The procedure terminates after at most \(\lceil \log ((A_0-B_0)/(p\cdot \epsilon ))\rceil \) iterations and returns an \(3\epsilon \)-approximation of \( CE ^{\sup }_{s_{ init }}\) in time exponential in the size of \(\mathcal {M}\) and polynomial in \(\log (1/\epsilon )\).
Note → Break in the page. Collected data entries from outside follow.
namespace {
#ifndef LSHRS_X_AUX
#define LSHRS_X_AUX 0
#endif
template <bool COMPACT, bool PARTIAL = false, int W = 8>
__global__ __launch_bounds__(64 * W, 8 / W) void sig16_kernel(const SigArgs args) {
  constexpr int RT = 2;
  constexpr int kRows = 32 * W;
  constexpr int kXDepth = W == 8 ? 3 : 2;
  constexpr int kS1ListCap = W == 8 ? 8192 : 4096;
  constexpr int kWaveRows = 16 * RT;
  constexpr int kPP = 16 / W;
  constexpr int kXPS = RT;
  constexpr int kE = 6 * RT;
  constexpr int kSlices = 12 * RT;
  constexpr int kPHalf = 16 * kFragFloats;
  constexpr int kXTile = kRows * kKTile;
  constexpr int kXWave = kWaveRows * kKTile;
  constexpr int kRingFloats = 3 * kPHalf + kXDepth * kXTile;
  constexpr int kIssues = (kPP + kXPS) / 2;
  constexpr int kIssueStep = kE / kIssues;
  static_assert((kPP + kXPS) % 2 == 0 && kE % kIssues == 0, "DMA issue slots");
  static_assert(3 * kS1ListCap <= kRingFloats, "the epilogue's list stage reuses the ring");
  constexpr int kTabOff = 3 * kS1ListCap;
  constexpr int kWndOff = W == 8 ? kRingFloats : kTabOff + 768 + kRows * 8;
  static_assert(kWndOff + 2 * kRows + 4 <= (W == 8 ? kRingFloats + 512 + 4 : kRingFloats), "windows and counters");
  __shared__ __attribute__((aligned(16))) float lds[W == 8 ? kRingFloats + 512 + 4 : kRingFloats];
  struct Bf16Pairs { bf16x2 p[4]; };

  const int tid = threadIdx.x;
  const int lane = tid & 63;
  const int wave = __builtin_amdgcn_readfirstlane(tid >> 6);
  const int r16 = lane & 15, g = lane >> 4;
  const int ncb = args.ncb;
  const int bid = blockIdx.x;
  const int cb = (bid >> 3) % ncb;
  const int row_tile = ((bid >> 3) / ncb) * 8 + (bid & 7);
  int au_slot = -1, au_rw = -1, au_lane = 0, au_q = 0;
  if (args.audit_list != nullptr) {
    const unsigned u = (unsigned)bid * (unsigned)W + (unsigned)wave;
    if ((int)(u % (unsigned)args.audit_div) == args.audit_phase) {
      const unsigned h = audit_hash(u, args.audit_seed);
      au_slot = (int)(u / (unsigned)args.audit_div);
      au_rw = (int)(h & 15u);
      au_q = (int)((h >> 4) & 7u);
      au_lane = (int)((h >> 7) & 63u);
    }
  }
  if ((int64_t)row_tile * kRows >= args.n) {
    if (au_slot >= 0 && lane == 0) args.audit_list[au_slot] = -1;
    return;
  }
  const int ktiles = args.ktiles;
  const int stages = 2 * ktiles, lasts = stages - 1;
  const char* img = reinterpret_cast<const char*>(args.image) + (size_t)cb * ktiles * 32768;
  const int64_t blk_row0 = (int64_t)row_tile * kRows;
  const int64_t row0 = blk_row0 + wave * kWaveRows;
  const char* xblk = reinterpret_cast<const char*>(args.X + blk_row0 * args.ldx);

  unsigned xfo[2 * RT], xrd[2];
// ... 92 lines not shown
    const int pair = q / 3, step = q % 3, rt = pair >> 2, pr = pair & 3, c = pr >> 1, e = 2 * (pr & 1);
    const float v0 = xr[rt][c][e], v1 = xr[rt][c][e + 1];
    if (step == 0) {
      bf16x2 hp;
      asm("v_cvt_pk_bf16_f32 %0, %1, %2" : "=v"(hp) : "v"(v0), "v"(v1));
      hi[rt].p[pr] = hp;
      r0 = v0 - (float)hp[0];
      r1 = v1 - (float)hp[1];
    } else if (step == 1) {
      bf16x2 mp;
      asm("v_cvt_pk_bf16_f32 %0, %1, %2" : "=v"(mp) : "v"(r0), "v"(r1));
      mid[rt].p[pr] = mp;
    } else {
      ss[rt] = __builtin_amdgcn_fdot2_f32_bf16(hi[rt].p[pr], hi[rt].p[pr], ss[rt], false);
#ifndef LSHRS_AB_NO_XMID_NORM
      sm[rt] = __builtin_amdgcn_fdot2_f32_bf16(mid[rt].p[pr], mid[rt].p[pr], sm[rt], false);
#endif
      asm("v_max3_f32 %0, |%1|, |%2|, %0" : "+v"(amax[rt]) : "v"(v0), "v"(v1));
    }
  };
  auto read_eighth = [&](unsigned base, int e, f32x4 (&f)[2][2]) {
#pragma unroll
    for (int j = 0; j < 2; ++j) {
      f[j][0] = *reinterpret_cast<const LDS_AS f32x4*>(lds_b + (base + (unsigned)(((2 * e + j) * 2 + 0) * 1024)));
      f[j][1] = *reinterpret_cast<const LDS_AS f32x4*>(lds_b + (base + (unsigned)(((2 * e + j) * 2 + 1) * 1024)));
    }
  };
  const unsigned lane16 = (unsigned)lane * 16u;
  auto mfma_one = [&](int ct0, int k, const f32x4 (&f)[2][2], const Bf16Pairs (&hi)[RT], const Bf16Pairs (&mid)[RT], const bool drain = false) {
    const int term = k / (2 * RT), j = (k / RT) % 2, rt = k % RT;
    const bf16x8 a = __builtin_bit_cast(bf16x8, term == 2 ? mid[rt] : hi[rt]);
    const bf16x8 b = __builtin_bit_cast(bf16x8, f[j][term == 1 ? 1 : 0]);
#ifdef LSHRS_T16_BUILTIN
    acc[rt][ct0 + j] = __builtin_amdgcn_mfma_f32_16x16x32_bf16(a, b, acc[rt][ct0 + j], 0, 0, 0);
#else
    if (drain) asm volatile("v_mfma_f32_16x16x32_bf16 %0, %1, %2, %0\n\ts_nop 7\n\ts_nop 4" : "+a"(acc[rt][ct0 + j]) : "v"(a), "v"(b));
    else asm volatile("v_mfma_f32_16x16x32_bf16 %0, %1, %2, %0" : "+a"(acc[rt][ct0 + j]) : "v"(a), "v"(b));
#endif
  };

  f32x4 fa[2][2], fb[2][2];
  Bf16Pairs hs0[RT], ms0[RT], hs1[RT], ms1[RT];

  auto stage = [&](int s, const int ch, const bool first, const Bf16Pairs (&hc)[RT], const Bf16Pairs (&mc)[RT],
                   const Bf16Pairs (&hp)[RT], const Bf16Pairs (&mp)[RT], Bf16Pairs (&hn)[RT], Bf16Pairs (&mn)[RT]) {
    unsigned st = lane16 + fr0;
    asm volatile("" : "+v"(st));
    read_eighth(st, 0, fa);
    __builtin_amdgcn_sched_barrier(0);
#pragma unroll
    for (int k = 0; k < kE; ++k) {
      if (!first) mfma_one(8 * (1 - ch) + 6, k, fb, hp, mp);
      if (ch == 0) {
        if (k % 3 != 2) split_step(2 * kSlices / 3 + (k / 3) * 2 + k % 3, hn, mn);
      }
      __builtin_amdgcn_sched_barrier(0);
    }
    __builtin_amdgcn_s_waitcnt(0xC07F);
    __builtin_amdgcn_sched_barrier(0);
    wait_vmcnt<kXPS>();
    read_eighth(st, 1, fb);
    if (ch == 1) read_x((s >> 1) + 1, xq1);
    __builtin_amdgcn_sched_barrier(0);
#pragma unroll
    for (int k = 0; k < kE; ++k) {
      mfma_one(8 * ch + 0, k, fa, hc, mc);
      __builtin_amdgcn_sched_barrier(0);
    }
    __builtin_amdgcn_s_waitcnt(0xC07F);
    __builtin_amdgcn_sched_barrier(0);
// ... 33 lines not shown
  };
  auto tile = [&](int t, const bool first, Bf16Pairs (&hc)[RT], Bf16Pairs (&mc)[RT], Bf16Pairs (&hp)[RT], Bf16Pairs (&mp)[RT]) {
    stage(2 * t, 0, first, hc, mc, hp, mp, hc, mc);
    stage(2 * t + 1, 1, false, hc, mc, hc, mc, hp, mp);
  };

  auto issue_prologue = [&]() {
    const int t1 = ktiles > 1 ? 1 : 0;
#pragma unroll
    for (int d = 0; d < kPP; ++d) issue_frag(d, 0, fr0);
#pragma unroll
    for (int d = 0; d < kXPS; ++d) { issue_x(d, 0, xq0); issue_x(kXPS + d, 0, xq0); }
#pragma unroll
    for (int d = 0; d < kPP; ++d) issue_frag(d, 1, fr1);
#pragma unroll
    for (int d = 0; d < kXPS; ++d) { issue_x(d, t1, xq1); issue_x(kXPS + d, t1, xq1); }
  };
#ifndef LSHRS_AB_NO_STATIC_PRIO
  if (W == 8 && wave >= 4) __builtin_amdgcn_s_setprio(1);
#endif
  issue_prologue();
  zero_tile_state();
  wait_vmcnt<kPP + 2 * kXPS>();
  __builtin_amdgcn_s_barrier();
  read_x(0, xq0);
#pragma unroll
  for (int q = 0; q < 2 * kSlices / 3; ++q) split_step(q, hs0, ms0);
  tile(0, true, hs0, ms0, hs1, ms1);
  int t = 1;
  for (; t + 1 < ktiles; t += 2) {
    tile(t, false, hs1, ms1, hs0, ms0);
    tile(t + 1, false, hs0, ms0, hs1, ms1);
  }
  if (t < ktiles) {
    tile(t, false, hs1, ms1, hs0, ms0);
#pragma unroll
    for (int k = 0; k < kE; ++k) mfma_one(14, k, fb, hs1, ms1, true);
  } else {
#pragma unroll
    for (int k = 0; k < kE; ++k) mfma_one(14, k, fb, hs0, ms0, true);
  }
  asm volatile("s_waitcnt vmcnt(0)" ::: "memory");
  __builtin_amdgcn_s_barrier();
  asm volatile("s_nop 7\n\ts_nop 7\n\ts_nop 7" ::: "memory");
#pragma unroll
  for (int rt = 0; rt < RT; ++rt)
#pragma unroll
    for (int ct = 0; ct < 16; ++ct) asm volatile("" : "+a"(acc[rt][ct]));

  if (args.clock_probe != nullptr && tid == 0) {
    const unsigned long long slot = (unsigned long long)blockIdx.x;
    args.clock_probe[2 * slot] = __builtin_amdgcn_s_memtime() - t_shader;
    args.clock_probe[2 * slot + 1] = __builtin_amdgcn_s_memrealtime() - t_real;
  }

  int r16e = r16, ge = g, lanee = lane;
  asm volatile("" : "+v"(r16e), "+v"(ge), "+v"(lanee));
  int64_t* l_list = reinterpret_cast<int64_t*>(lds);
  float* l_y = lds + 2 * kS1ListCap;
  int* l_count = reinterpret_cast<int*>(lds + kWndOff + 2 * kRows);
  if (tid == 0) l_count[0] = 0;

  float* wnd_lds = lds + kWndOff + wave * kWaveRows;
  float* wnb_lds = lds + kWndOff + kRows + wave * kWaveRows;
  float* coef_lds = lds + kTabOff;
  static_assert(kTabOff + 512 <= kRingFloats, "coefficients behind the list stage");
#pragma unroll
  for (int i = tid; i < 512; i += 64 * W) coef_lds[i] = i < 256 ? args.wa[cb * 256 + i] : args.wb[cb * 256 + i - 256];
  int* padcol_lds = reinterpret_cast<int*>(lds + kTabOff + 512);
  uint32_t* cw_lds = reinterpret_cast<uint32_t*>(lds + kTabOff + 768);
  static_assert(kTabOff + 768 + kRows * 8 <= kRingFloats, "compact tables behind the coefficients");
  if (COMPACT && tid < 256) padcol_lds[tid] = args.padcol[cb * 256 + tid];
#pragma unroll
  for (int rt = 0; rt < RT; ++rt) {
    const float s2 = row_lanes_sum(ss[rt]), m2 = row_lanes_sum(sm[rt]), am = row_lanes_max(amax[rt]);
    const int64_t myrow = row0 + 16 * rt + r16e;
    if (ge == 0) {
      wnd_lds[16 * rt + r16e] = window_hi<false>(s2, am, args.tau);
      wnb_lds[16 * rt + r16e] = window_mid<false>(m2, args.tau_b);
      if (cb == 0 && args.row_flags != nullptr && myrow < args.n) args.row_flags[myrow] = row_flag_byte(am, s2);
    }
  }
  __builtin_amdgcn_s_waitcnt(0xC07F);
  __builtin_amdgcn_s_barrier();

  const float amax_cb = args.wamax[cb], bmax_cb = args.wbmax[cb];
  {
    uint32_t A[2] = {0u, 0u}, B[2] = {0u, 0u};
#pragma unroll
    for (int rt = 0; rt < 2; ++rt) {
      const f32x4 wnd = *reinterpret_cast<const f32x4*>(wnd_lds + 16 * rt + 4 * ge);
      const f32x4 wnb = *reinterpret_cast<const f32x4*>(wnb_lds + 16 * rt + 4 * ge);
      float tsmax = __builtin_fmaxf(__builtin_fmaxf(wnd[0], wnd[1]), __builtin_fmaxf(wnd[2], wnd[3]));
      if (!(wnd[0] < __builtin_inff()) || !(wnd[1] < __builtin_inff()) || !(wnd[2] < __builtin_inff()) ||
          !(wnd[3] < __builtin_inff()))
        tsmax = __builtin_inff();
      tsmax = tsmax * amax_cb +
              __builtin_fmaxf(__builtin_fmaxf(wnb[0], wnb[1]), __builtin_fmaxf(wnb[2], wnb[3])) * bmax_cb;
      tsmax = tsmax > 0.f ? tsmax : -1.f;
#pragma unroll
      for (int w = 0; w < 8; ++w) {
        float m = __builtin_inff();
#pragma unroll
        for (int reg = 0; reg < 4; ++reg) {
          const float y0 = acc[rt][2 * w][reg], y1 = acc[rt][2 * w + 1][reg];
          const int p0 = 8 * rt + reg * 2;
#ifdef LSHRS_AB_CHEAP_SIGNS
          A[w & 1] = __builtin_amdgcn_alignbit(A[w & 1], __float_as_uint(y0), 31u);
          B[w & 1] = __builtin_amdgcn_alignbit(B[w & 1], __float_as_uint(y1), 31u);
#else
          deposit_positive(A[w & 1], y0, 4 * p0 + (w >> 1), 4 * (p0 + 1) + (w >> 1));
          deposit_positive(B[w & 1], y1, 4 * p0 + (w >> 1), 4 * (p0 + 1) + (w >> 1));
#endif
          asm("v_min3_f32 %0, |%1|, |%2|, %0" : "+v"(m) : "v"(y0), "v"(y1));
        }
        const bool aud = au_rw == 8 * rt + w;
        if (__builtin_amdgcn_ballot_w64(!(m > tsmax)) != 0 || aud) {
          unsigned hits = 0u;
          float ys[8], thrs[8];
#pragma unroll
          for (int half = 0; half < 2; ++half) {
            const int ct = 2 * w + half;
            const float pa = coef_lds[16 * ct + r16e], pb = coef_lds[256 + 16 * ct + r16e];
#pragma unroll
            for (int reg = 0; reg < 4; ++reg) {
              float thr = wnd[reg] * pa + wnb[reg] * pb;
              thr = thr > 0.f ? thr : -1.f;
              ys[4 * half + reg] = acc[rt][ct][reg];
              thrs[4 * half + reg] = thr;
              hits |= (!(__builtin_fabsf(ys[4 * half + reg]) > thr) ? 1u : 0u) << (4 * half + reg);
            }
          }
          if (aud && lanee == au_lane) {
            float yq = ys[0], tq = thrs[0];
#pragma unroll
            for (int q = 1; q < 8; ++q) {
              yq = au_q == q ? ys[q] : yq;
              tq = au_q == q ? thrs[q] : tq;
            }
            const int64_t grow = row0 + 16 * rt + 4 * ge + (au_q & 3);
            const int ct = 2 * w + (au_q >> 2);
            const int colid = COMPACT ? padcol_lds[16 * ct + r16e] : cb * 256 + 16 * ct + r16e;
            const bool keep = ((hits >> au_q) & 1u) == 0u && grow < args.n && colid >= 0 && colid < args.row_bytes * 8 &&
                              tq < __builtin_inff();
            if (args.col_cap > 0) {
              if (keep) {
                const int slot = atomicAdd(args.col_count + colid, 1);
                if (slot < args.col_cap) {
                  const size_t at = (size_t)colid * args.col_cap + slot;
                  args.tie_list[at] = flag_entry(grow, colid) | kAuditBit;
                  args.flag_y[at] = yq;
                  args.flag_thr[at] = tq;
                }
              }
            } else {
              args.audit_list[au_slot] = keep ? flag_entry(grow, colid) : (int64_t)-1;
              args.audit_vals[2 * au_slot] = yq;
              args.audit_vals[2 * au_slot + 1] = tq;
            }
          }
          if (hits != 0u) {
#pragma unroll
            for (int q = 0; q < 8; ++q) {
              const int reg = q & 3, ct = 2 * w + (q >> 2);
              const int64_t grow = row0 + 16 * rt + 4 * ge + reg;
              const int colid = COMPACT ? padcol_lds[16 * ct + r16e] : cb * 256 + 16 * ct + r16e;
              if (((hits >> q) & 1u) != 0u && grow < args.n && (!COMPACT || colid >= 0) &&
                  (args.col_cap == 0 || colid < args.row_bytes * 8)) {
                const int64_t entry = flag_entry(grow, colid);
                const float yk = ykeep(wnd[reg], ys[q]);
                const int pos = atomicAdd(l_count, 1);
                if (pos < kS1ListCap) {
                  l_list[pos] = entry;
                  l_y[pos] = yk;
                } else if (args.col_cap > 0) {
                  atomicAdd(args.tie_count, 1);
                  const int slot = atomicAdd(args.col_count + colid, 1);
                  if (slot < args.col_cap) {
                    args.tie_list[(size_t)colid * args.col_cap + slot] = entry;
                    args.flag_y[(size_t)colid * args.col_cap + slot] = yk;
                  }
                } else {
                  const int slot = atomicAdd(args.tie_count, 1);
                  if (slot < args.tie_cap) {
                    args.tie_list[slot] = entry;
                    if (args.flag_y != nullptr) args.flag_y[slot] = yk;
                  }
                }
              }
            }
          }
        }
      }
    }
    const int pr = lanee >> 2, wq = 2 * (lanee & 3);
    const int rlo = 16 * (pr >> 3) + 8 * (pr & 1) + ((pr >> 1) & 3);
    const uint32_t wlo[2] = {(A[0] & 0xFFFFu) | (B[0] << 16), (A[1] & 0xFFFFu) | (B[1] << 16)};
    const uint32_t whi[2] = {(A[0] >> 16) | (B[0] & 0xFFFF0000u), (A[1] >> 16) | (B[1] & 0xFFFF0000u)};
    const int byte0 = (cb * 8 + wq) * 4;
#pragma unroll
    for (int hl = 0; hl < 2; ++hl) {
      const int64_t grow = row0 + rlo + 4 * hl;
      if (COMPACT) {
        uint32_t* dstw = cw_lds + (wave * kWaveRows + rlo + 4 * hl) * 8 + wq;
        dstw[0] = hl ? whi[0] : wlo[0];
        dstw[1] = hl ? whi[1] : wlo[1];
      } else if (grow < args.n) {
        uint8_t* dst = args.keys + grow * (int64_t)args.row_bytes + byte0;
        const uint32_t w0 = hl ? whi[0] : wlo[0], w1 = hl ? whi[1] : wlo[1];
        if (args.vec_store && byte0 + 8 <= args.row_bytes) {
          *reinterpret_cast<u32x2*>(dst) = u32x2{w0, w1};
        } else {
#pragma unroll
          for (int bsel = 0; bsel < 4; ++bsel) {
            if (byte0 + bsel < args.row_bytes) dst[bsel] = (uint8_t)(w0 >> (8 * bsel));
            if (byte0 + 4 + bsel < args.row_bytes) dst[4 + bsel] = (uint8_t)(w1 >> (8 * bsel));
          }
        }
      }
    }
  }

  __syncthreads();
  if (COMPACT) {
    const int bands_here = args.num_bands - cb * args.bpb < args.bpb ? args.num_bands - cb * args.bpb : args.bpb;
    const int nby = bands_here * args.band_bytes;
    const int byte_base = cb * args.bpb * args.band_bytes;
    const int* tab = args.bytetab + cb * 512;
    for (int idx = tid; idx < kRows * nby; idx += 64 * W) {
      const int rl = idx / nby, o = idx - rl * nby;
      const int64_t grow = blk_row0 + rl;
      if (grow < args.n) {
        const int src = tab[2 * o], w = src >> 5;
        const uint32_t lo = cw_lds[rl * 8 + w], hi = cw_lds[rl * 8 + (w < 7 ? w + 1 : 7)];
        args.keys[grow * (int64_t)args.row_bytes + byte_base + o] = (uint8_t)key_byte<false>(lo, hi, src, (uint32_t)tab[2 * o + 1]);
      }
    }
  }
  const int staged = l_count[0] < kS1ListCap ? l_count[0] : kS1ListCap;
  if (staged > 0 && args.col_cap > 0) {
    if (tid == 0) atomicAdd(args.tie_count, staged);
    for (int e = tid; e < staged; e += 64 * W) {
// ... 4 lines not shown
        args.tie_list[(size_t)col * args.col_cap + slot] = entry;
        args.flag_y[(size_t)col * args.col_cap + slot] = l_y[e];
      }
    }
  } else if (staged > 0) {
    if (tid == 0) l_count[1] = atomicAdd(args.tie_count, staged);
    __syncthreads();
    const int base = l_count[1];
    for (int e = tid; e < staged; e += 64 * W) {
      const int slot = base + e;
      if (slot < args.tie_cap) {
        args.tie_list[slot] = l_list[e];
        if (args.flag_y != nullptr) args.flag_y[slot] = l_y[e];
      }
    }
  }
  if (args.clock_probe != nullptr && tid == 0) {
    const unsigned long long slot = (unsigned long long)gridDim.x + (unsigned long long)blockIdx.x;
    args.clock_probe[2 * slot] = __builtin_amdgcn_s_memtime() - t_shader;
    args.clock_probe[2 * slot + 1] = __builtin_amdgcn_s_memrealtime() - t_real;
  }
}

}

The proof can be found in Appendix C.2 of [17]. This finishes the proof of Theorem 18.

6 Conclusion

Compared to the setting of non-negative weights, the optimization of partial and conditional expectations faces substantial new difficulties in the setting of integer weights. The optimal values can be irrational showing that the linear programming approaches from the setting of non-negative weights cannot be applied for the computation of optimal values. We showed that this approach can nevertheless be adapted for approximation algorithms. Further, we were able to show that there are optimal weight-based deterministic schedulers. These schedulers, however, can require infinite memory and it remains open whether we can further restrict the class of schedulers necessary for the optimization. In examples, we have seen that optimal schedulers can switch periodically between actions they choose for increasing values of accumulated weight. Further insights on the behavior of optimal schedulers would be helpful to address threshold problems (“Is \( PE ^{\sup }_{s_{ init }} \ge \theta \)?”).